Communicating that a transaction was removed from the mempool

We have identified two approaches for communicating the removal of a transaction from the mempool to the reactor.

  1. With a channel and an infinite loop in a goroutine.
  • In CListMempool, introduce a new channel txsRemoved of type chan types.TxKey to notify the mempool reactor that a transaction was removed from the mempool.
  • In the mempool reactor, spawn a goroutine to handle incoming transaction keys from the txsRemoved channel. For each key received, update txSenders.
  • Add methods TxsRemoved() <-chan types.TxKey and EnableTxsRemoved() to the Mempool interface.
  1. With a callback.
  • In the mempool reactor's constructor, set a callback function in CListMempool. The callback takes a transaction key as parameter. When invoked, it will update txSenders.
  • CListMempool stores the callback function as part of its state. When a transaction is removed from the mempool, the callback is invoked.
  • Add a method SetTxRemovedCallback(cb func(types.TxKey)) to the Mempool interface.

The channel and goroutine mechanism is the same used by the mempool to notify the consensus reactor when there are transactions available to be included in a new block. The advantage of the callback is that it is immediately called when a transaction is removed, reducing the chances of data races.

In any case, adding and removing the same transaction from the mempool is unlikely to happen in parallel. A transaction is removed from the mempool either:

  1. on updating the mempool, when the transaction is included in a block, or
  2. when handling a Recheck CheckTx response, when the transaction was deemed invalid by the application.

In both cases, the transaction will still be in the cache. So, if the same transaction is received again, it will be discarded by the cache, and thus not added to the mempool and txSenders.

Decision

We have chosen the second option of using a callback because it reduces the chances of concurrent accesses to the list of senders and it removes the transaction immediately, keeping the mempool and the list of senders better synchoronized.

Consequences

The refactoring proposed here does not affect how users and other peers interact with the mempool.
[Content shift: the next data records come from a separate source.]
# Algolzw/image-restoration-sde

Hardware: AMD Instinct MI355X
Metric: restored images/sec at 256x256, 100-step IR-SDE reverse sampler (higher is better)
Workload: dtype f32; 1 GPU; IR-SDE deraining ConditionalUNet nf=64 depth=4, reverse_sde, batch=16/GPU 256x256, T=100 (BASELINE.json configs[1]); compute_dtype=fp32, global_batch=16

## Files before the change

image_restoration_sde_amd/_lib.py:

```python
import ctypes
import os
import subprocess
import threading

_HERE = os.path.dirname(os.path.abspath(__file__))
LIB_PATH = os.environ.get("IRSDE_LIB_PATH") or os.path.join(_HERE, "libirsde_hip.so")
CSRC = os.path.join(_HERE, "csrc")

MODE = {"sde": 0, "ode": 1, "posterior": 2, "dsde_sde": 3, "dsde_ode": 4}
COEF_STRIDE = 12
FLAG_KEEP_ACTIVATIONS = 1
FLAG_NAIVE_CONV = 2
FLAG_NO_WINOGRAD = 4
FLAG_NO_WINOGRAD_F43 = 8
FLAG_UNCOND_FULLATTN = 16
FLAG_BF16 = 32
FLAG_NAF_INTRO_SKIP = 64
FLAG_BF16_ACT = 128
FLAG_NO_FUSED_LN = 256
FLAG_NAF_LENS = 512
FLAG_FP16 = 1024
FLAG_NO_WINOGRAD_FUSED = 2048
FLAG_NO_FUSED_ATTN = 4096
FLAG_NO_NAF_CHAIN = 8192
FLAG_SPLIT_BF16X2 = 16384
FLAG_SPLIT_F16X2 = 32768
FLAG_NAF_STEREO = 65536
FLAG_NAF_UNCOND = 131072
FLAG_UNET_STEREO = 262144
FLAG_F16_ACT = 524288
FLAG_NO_WINO_POLY = 1048576
FLAG_SCAM_STREAM = 2097152
FLAG_NO_SPLIT3 = 4194304
SAMPLE_GRAPH = 1
SAMPLE_PROFILE = 2

SYMBOLS = [
    "irsde_last_error", "irsde_version", "irsde_create", "irsde_create_nafnet", "irsde_destroy", "irsde_num_weights",
    "irsde_weight_name", "irsde_weight_shape", "irsde_load_weight", "irsde_finalize_weights",
    "irsde_set_schedule", "irsde_unet_forward", "irsde_sample", "irsde_sde_step", "irsde_philox_normal",
    "irsde_get_profile", "irsde_debug_tap", "irsde_work_model", "irsde_debug_conv", "irsde_debug_conv_choice", "irsde_debug_conv_halo_choice", "irsde_debug_conv_features", "irsde_plan_describe", "irsde_bench_conv", "irsde_op_profile", "irsde_debug_split_gemm", "irsde_bench_naf_chain", "irsde_debug_force_subbatches", "irsde_debug_force_chain_groups", "irsde_debug_force_wino_poly", "irsde_debug_force_split3", "irsde_debug_force_split3_attn", "irsde_debug_force_split3_blocks", "irsde_debug_force_split3_1x1", "irsde_debug_split3_1x1", "irsde_debug_split3_1x1_choice", "irsde_debug_scam", "irsde_debug_scam_full",
    "irsde_debug_scam_stream", "irsde_debug_scam_full_stream", "irsde_debug_force_scam_stream",
    "irsde_debug_naf_gate_sca", "irsde_debug_tlsc", "irsde_debug_ln_film", "irsde_debug_naf_lnconv", "irsde_debug_naf_chain", "irsde_debug_naf_chain_split_order",
    "irsde_debug_full_attention16",
    "irsde_eval_metrics", "irsde_tensor2img", "irsde_upscale_bicubic", "irsde_mask_to", "irsde_imresize",
    "irsde_create_lpips", "irsde_lpips", "irsde_debug_lpips_tap",
    "irsde_set_lens_info", "irsde_nafnet_set_local_pool", "irsde_create_latent_unet", "irsde_latent_shapes", "irsde_latent_encode", "irsde_latent_decode", "irsde_latent_hidden",
]


class IrsdeLibraryError(RuntimeError):
    pass


class IrsdeError(RuntimeError):
    pass


class Config(ctypes.Structure):
    _fields_ = [("in_nc", ctypes.c_int32), ("out_nc", ctypes.c_int32), ("nf", ctypes.c_int32),
                ("depth", ctypes.c_int32), ("device", ctypes.c_int32), ("flags", ctypes.c_int32)]


class NafConfig(ctypes.Structure):
    _fields_ = [("img_channel", ctypes.c_int32), ("width", ctypes.c_int32), ("middle_blk_num", ctypes.c_int32),
                ("n_enc", ctypes.c_int32), ("enc_blk_nums", ctypes.c_int32 * 8), ("n_dec", ctypes.c_int32),
                ("dec_blk_nums", ctypes.c_int32 * 8), ("device", ctypes.c_int32), ("flags", ctypes.c_int32)]


class LatentConfig(ctypes.Structure):
    _fields_ = [("in_ch", ctypes.c_int32), ("out_ch", ctypes.c_int32), ("ch", ctypes.c_int32), ("n_mult", ctypes.c_int32),
                ("ch_mult", ctypes.c_int32 * 8), ("embed_dim", ctypes.c_int32), ("device", ctypes.c_int32),
                ("flags", ctypes.c_int32)]


_lib = None
_lock = threading.Lock()


PROBES_LIB_PATH = os.path.join(_HERE, "libirsde_hip_probes.so")


def build_library(force=False, verbose=False, probes=True):
    if force:
        subprocess.run(["make", "-C", CSRC, "clean"], check=True, capture_output=not verbose)
    for extra in ([], ["PROBES=1"]) if probes else ([],):
        r = subprocess.run(["make", "-j8", "-C", CSRC] + extra, capture_output=True, text=True)
        if r.returncode != 0:
            raise IrsdeLibraryError("building libirsde_hip%s.so failed:\n" % ("_probes" if extra else "") + r.stdout + r.stderr)
        if verbose:
            print(r.stdout)
    return LIB_PATH


def _declare(lib):
    c = ctypes
    P = c.c_void_p
    lib.irsde_last_error.restype = c.c_char_p
    lib.irsde_last_error.argtypes = []
    lib.irsde_version.restype = c.c_int
    lib.irsde_create.argtypes = [c.POINTER(Config), c.POINTER(P)]
    lib.irsde_create_nafnet.argtypes = [c.POINTER(NafConfig), c.POINTER(P)]
    lib.irsde_destroy.argtypes = [P]
    lib.irsde_destroy.restype = None
    lib.irsde_num_weights.argtypes = [P]
    lib.irsde_weight_name.argtypes = [P, c.c_int]
    lib.irsde_weight_name.restype = c.c_char_p
    lib.irsde_weight_shape.argtypes = [P, c.c_int, c.POINTER(c.c_int64), c.POINTER(c.c_int)]
    lib.irsde_load_weight.argtypes = [P, c.c_char_p, P, c.POINTER(c.c_int64), c.c_int]
    lib.irsde_finalize_weights.argtypes = [P]
    lib.irsde_set_schedule.argtypes = [P, c.c_int, P]
    lib.irsde_unet_forward.argtypes = [P, P, P, c.POINTER(c.c_int64), c.c_int, c.c_int, c.c_int, c.c_int, P, P]
    lib.irsde_sample.argtypes = [P, c.c_int, P, P, P, c.c_uint64, c.c_uint64, c.c_int, c.c_int, c.c_int,
                                 c.c_int, c.c_int, P, P, c.c_int]
    lib.irsde_sde_step.argtypes = [c.c_int, c.c_int, P, P, P, P, P, c.c_uint64, c.c_uint64, c.c_int, c.c_int,
                                   c.c_int, c.c_int, P]
    lib.irsde_philox_normal.argtypes = [P, c.c_int, c.c_int, c.c_int, c.c_uint64, c.c_uint64, P]
    lib.irsde_get_profile.argtypes = [P, c.POINTER(c.c_double)]
    lib.irsde_debug_tap.argtypes = [P, c.c_char_p, P, c.POINTER(c.c_int64)]
    lib.irsde_work_model.argtypes = [P, c.c_int, c.c_int, c.c_int, c.POINTER(c.c_double)]
    lib.irsde_debug_conv.argtypes = [P, c.c_int, P, c.c_int, c.c_int, c.c_int, c.c_int, c.c_int, P, c.c_int, c.c_int,
                                     c.c_int, c.c_int, c.c_int, P, P, c.c_int, c.c_int, P, P, c.c_int, c.c_int, P]
    lib.irsde_debug_conv_choice.argtypes = [c.c_int] * 13 + [c.c_uint] + [c.c_int] * 4 + [c.POINTER(c.c_int), c.c_char_p, c.c_int]
    lib.irsde_debug_conv_halo_choice.argtypes = [c.c_int] * 13 + [c.c_uint] + [c.c_int] * 5 + [c.c_char_p, c.c_int]
    lib.irsde_debug_conv_features.argtypes = ([P, c.c_int, P, c.c_int] + [c.c_int] * 4 + [P] + [c.c_int] * 7 + [P] * 3 + [P, c.c_int, P, P, P, c.c_int] + [c.c_int] * 6 +
                                              [c.POINTER(c.c_int), P, c.c_char_p, c.c_int, P])
    lib.irsde_plan_describe.argtypes = [P, c.c_int, c.c_int, c.c_int, c.c_char_p, c.c_int]
    lib.irsde_op_profile.argtypes = [P, c.c_char_p, c.c_int]
    lib.irsde_bench_conv.argtypes = [c.c_int] * 11 + [c.POINTER(c.c_double)]
    lib.irsde_bench_naf_chain.argtypes = [c.c_int] * 4 + [c.POINTER(c.c_double)]
    lib.irsde_debug_force_subbatches.argtypes = [c.c_int]
    lib.irsde_debug_force_chain_groups.argtypes = [c.c_int]
    lib.irsde_debug_force_wino_poly.argtypes = [c.c_int]
    lib.irsde_debug_force_split3.argtypes = [c.c_int]
    lib.irsde_debug_force_split3_attn.argtypes = [c.c_int]
    lib.irsde_debug_force_split3_1x1.argtypes = [c.c_int]
    lib.irsde_debug_split3_1x1.argtypes = [P, c.c_int, c.c_int, P, c.c_int, c.c_int, P, P, P, c.c_int, c.c_int, c.c_int, c.c_int, P]
    lib.irsde_debug_split3_1x1_choice.argtypes = [c.c_int] * 13 + [c.c_uint] + [c.c_int] * 6 + [c.c_char_p, c.c_int]
    lib.irsde_debug_force_split3_blocks.argtypes = [c.c_int]
    lib.irsde_debug_scam.argtypes = [P, c.c_int, c.c_int, c.c_int, c.c_int] + [P] * 12 + [P, P]
    lib.irsde_debug_scam_full.argtypes = [P, c.c_int, c.c_int, c.c_int, c.c_int] + [P] * 12 + [P, P]
    lib.irsde_debug_scam_stream.argtypes = [P, c.c_int, c.c_int, c.c_int, c.c_int] + [P] * 12 + [c.c_int, P, P]
    lib.irsde_debug_scam_full_stream.argtypes = [P, c.c_int, c.c_int, c.c_int, c.c_int] + [P] * 12 + [c.c_int, P, P]
    lib.irsde_debug_force_scam_stream.argtypes = [c.c_int]
    lib.irsde_debug_naf_gate_sca.argtypes = [P, c.c_int, c.c_int, c.c_int, c.c_int] + [P] * 8
    lib.irsde_debug_tlsc.argtypes = [P] + [c.c_int] * 6 + [P] * 4
    lib.irsde_debug_ln_film.argtypes = [P, c.c_int64, c.c_int, c.c_int64, P, P, P, c.c_int, P, P]
    lib.irsde_debug_naf_lnconv.argtypes = [c.c_int, P, c.c_int64, c.c_int, c.c_int, c.c_int64, P, P, P, c.c_int, P, P, P, c.c_int, P, P, P, P, P]
    lib.irsde_debug_naf_chain.argtypes = [P, P, c.c_int, c.c_int] + [P] * 16 + [P, c.c_int, c.c_int, P, c.c_int, c.c_int, c.c_int, P]
    lib.irsde_debug_naf_chain_split_order.argtypes = [c.c_int, c.c_int, c.POINTER(c.c_int), c.c_int64]
    lib.irsde_debug_full_attention16.argtypes = [P, c.c_int, c.c_int, P, P]
    lib.irsde_debug_split_gemm.argtypes = [P, P, P, c.c_int, c.c_int, c.c_int, c.c_int, c.c_int, P]
    lib.irsde_eval_metrics.argtypes = [P, P, c.c_int, c.c_int, c.c_int, c.c_int, c.c_int, c.POINTER(c.c_double), P]
    lib.irsde_tensor2img.argtypes = [P, P, c.c_int, c.c_int, c.c_int, c.c_int, P]
    lib.irsde_upscale_bicubic.argtypes = [P, P, c.c_int, c.c_int, c.c_int, c.c_int, c.c_int, P]
    lib.irsde_mask_to.argtypes = [P, P, c.c_int, c.c_int, c.c_int, c.c_int, P, c.c_int, c.c_int, c.c_int, c.c_int, P]
    lib.irsde_imresize.argtypes = [P, P] + [c.c_int] * 6 + [P, P, c.c_int, P, P, c.c_int, P]
    lib.irsde_create_lpips.argtypes = [c.POINTER(P)]
    lib.irsde_lpips.argtypes = [P, P, P, c.c_int, c.c_int, c.c_int, c.c_int, c.POINTER(c.c_double), c.POINTER(c.c_double), P]
    lib.irsde_debug_lpips_tap.argtypes = [P, P, c.c_int, c.c_int, c.c_int, c.c_int, c.c_int, P, c.POINTER(c.c_int64), P]
    lib.irsde_set_lens_info.argtypes =[P, c.POINTER(c.c_float), c.c_int]
    lib.irsde_nafnet_set_local_pool.argtypes = [P, c.c_int, c.c_int, c.c_int, c.c_int]
    lib.irsde_create_latent_unet.argtypes = [c.POINTER(LatentConfig), c.POINTER(P)]
    lib.irsde_latent_shapes.argtypes = [P, c.c_int, c.c_int, c.POINTER(c.c_int64), c.POINTER(c.c_int64), c.POINTER(c.c_int)]
    lib.irsde_latent_encode.argtypes = [P, P, c.c_int, c.c_int, c.c_int, P, c.POINTER(P), P]
    lib.irsde_latent_decode.argtypes = [P, P, c.POINTER(P), c.c_int, c.c_int, c.c_int, P, P]
    lib.irsde_latent_hidden.argtypes = [P, c.c_int, c.c_int, c.c_int, c.c_int, P, P]
    for name in SYMBOLS:
        getattr(lib, name)
    return lib


def lib():
    global _lib
    with _lock:
        if _lib is None:
            if not os.path.exists(LIB_PATH):
                raise IrsdeLibraryError(
                    "libirsde_hip.so not found at %s — build it with `python -c 'import __graft_entry__ as g; "
                    "g.build()'` or `make -C %s`. There is no CPU/PyTorch fallback for this path." % (LIB_PATH, CSRC))
            try:
                _lib = _declare(ctypes.CDLL(LIB_PATH))
            except OSError as ex:
                raise IrsdeLibraryError("failed to load %s: %s" % (LIB_PATH, ex)) from ex
        return _lib


_probes = None


def probes_lib():
    global _probes
    with _lock:
        if _probes is None:
            if not os.path.exists(PROBES_LIB_PATH):
                raise IrsdeLibraryError("libirsde_hip_probes.so not found at %s — build it with `make -C %s PROBES=1`" % (PROBES_LIB_PATH, CSRC))
            try:
                _probes = _declare(ctypes.CDLL(PROBES_LIB_PATH))
            except OSError as ex:
                raise IrsdeLibraryError("failed to load %s: %s" % (PROBES_LIB_PATH, ex)) from ex
        return _probes


def check(rc, L=None):
    if rc != 0:
        msg = (L or lib()).irsde_last_error()
        raise IrsdeError("libirsde_hip error %d: %s" % (rc, msg.decode() if msg else "?"))


def stream_ptr(torch_stream=None):
    import torch
    s = torch_stream if torch_stream is not None else torch.cuda.current_stream()
    return ctypes.c_void_p(s.cuda_stream)
```

image_restoration_sde_amd/csrc/common.h:

```cpp
#pragma once
#include <hip/hip_runtime.h>
#include <cstdint>
#include <cstdio>
#include <cstdlib>
#include <functional>
#include <stdexcept>
#include <string>
#include <vector>
#include "split3_layout.h"

namespace irsde {

struct HipError : std::runtime_error {
    using std::runtime_error::runtime_error;
};
struct HipOutOfMemory : HipError {
    using HipError::HipError;
};

inline int tuning_env_int(const char* name, int dflt) {
    static const bool on = [] { const char* t = getenv("IRSDE_TUNING"); return t && atoi(t) == 1; }();
    if (!on) return dflt;
    const char* v = getenv(name);
    return v ? atoi(v) : dflt;
}

#define IRSDE_HIP_CHECK(expr)                                                                  \
    do {                                                                                       \
        hipError_t _e = (expr);                                                                \
        if (_e != hipSuccess) {                                                                \
            throw ::irsde::HipError(std::string(#expr) + " failed: " + hipGetErrorString(_e) + \
                                    " (" __FILE__ ":" + std::to_string(__LINE__) + ")");       \
        }                                                                                      \
    } while (0)

struct ConvParams {
    const float* in0 = nullptr;
    const float* in1 = nullptr;
    int C0 = 0, C1 = 0;
    int pix0 = 0, pix1 = 0;
    int Hin = 0, Win = 0;
    int in_shift = 0;
    const float* w = nullptr;
    const unsigned short* w_bf = nullptr;
    int f16 = 0;
    const unsigned short* w_pair = nullptr;
    float pair_scale = 1.f;
    int Cout = 0;
    int KH = 1, KW = 1, stride = 1, pad_y = 0, pad_x = 0;
    int B = 0, Ho = 0, Wo = 0;
    float* out = nullptr;
    int out_stride = 0;
    const float* bias = nullptr;
    const float* film = nullptr;
    int film_bstride = 0;
    int silu = 0;
    const float* res = nullptr;
    int res_stride = 0;
    int splits = 1;
    float* partial = nullptr;
    const float* zeros = nullptr;
    const float* ch_scale = nullptr;
    const float* in_scale = nullptr;
    int gate = 0;
    const float* gate_film = nullptr;
    int gate_film_bstride = 0;
    int shuffle = 0;
    int nz = 1;
    long long z_in = 0, z_w = 0, z_out = 0;
    int no_direct_epi = 0;
    int in_bf16 = 0, out_bf16 = 0;
    int in_f16 = 0, out_f16 = 0;
    const float* ln_g = nullptr;
    float ln_eps = 1e-5f;
};
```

It will only change how transaction metadata is stored internally.

Positive

  • Get rid of the complex design pattern of callbacks for handling CheckTxType_New responses.
  • Clear separation of propagation protocol in the reactor and the mempool implementation.
  • Allow for future improvements to both the propagation protocol and the mempool implementation.

Negative

  • If chosen, adding a channel and a goroutine for communicating that a transaction was removed may increase the concurrency complexity.

Neutral

  • We would need to extend the existing tests to cover new scenarios related to the new data structures and some potential concurrent issues.

References

The trigger for this refactoring was this comment, where we discussed improvements to the concurrency in the mempool.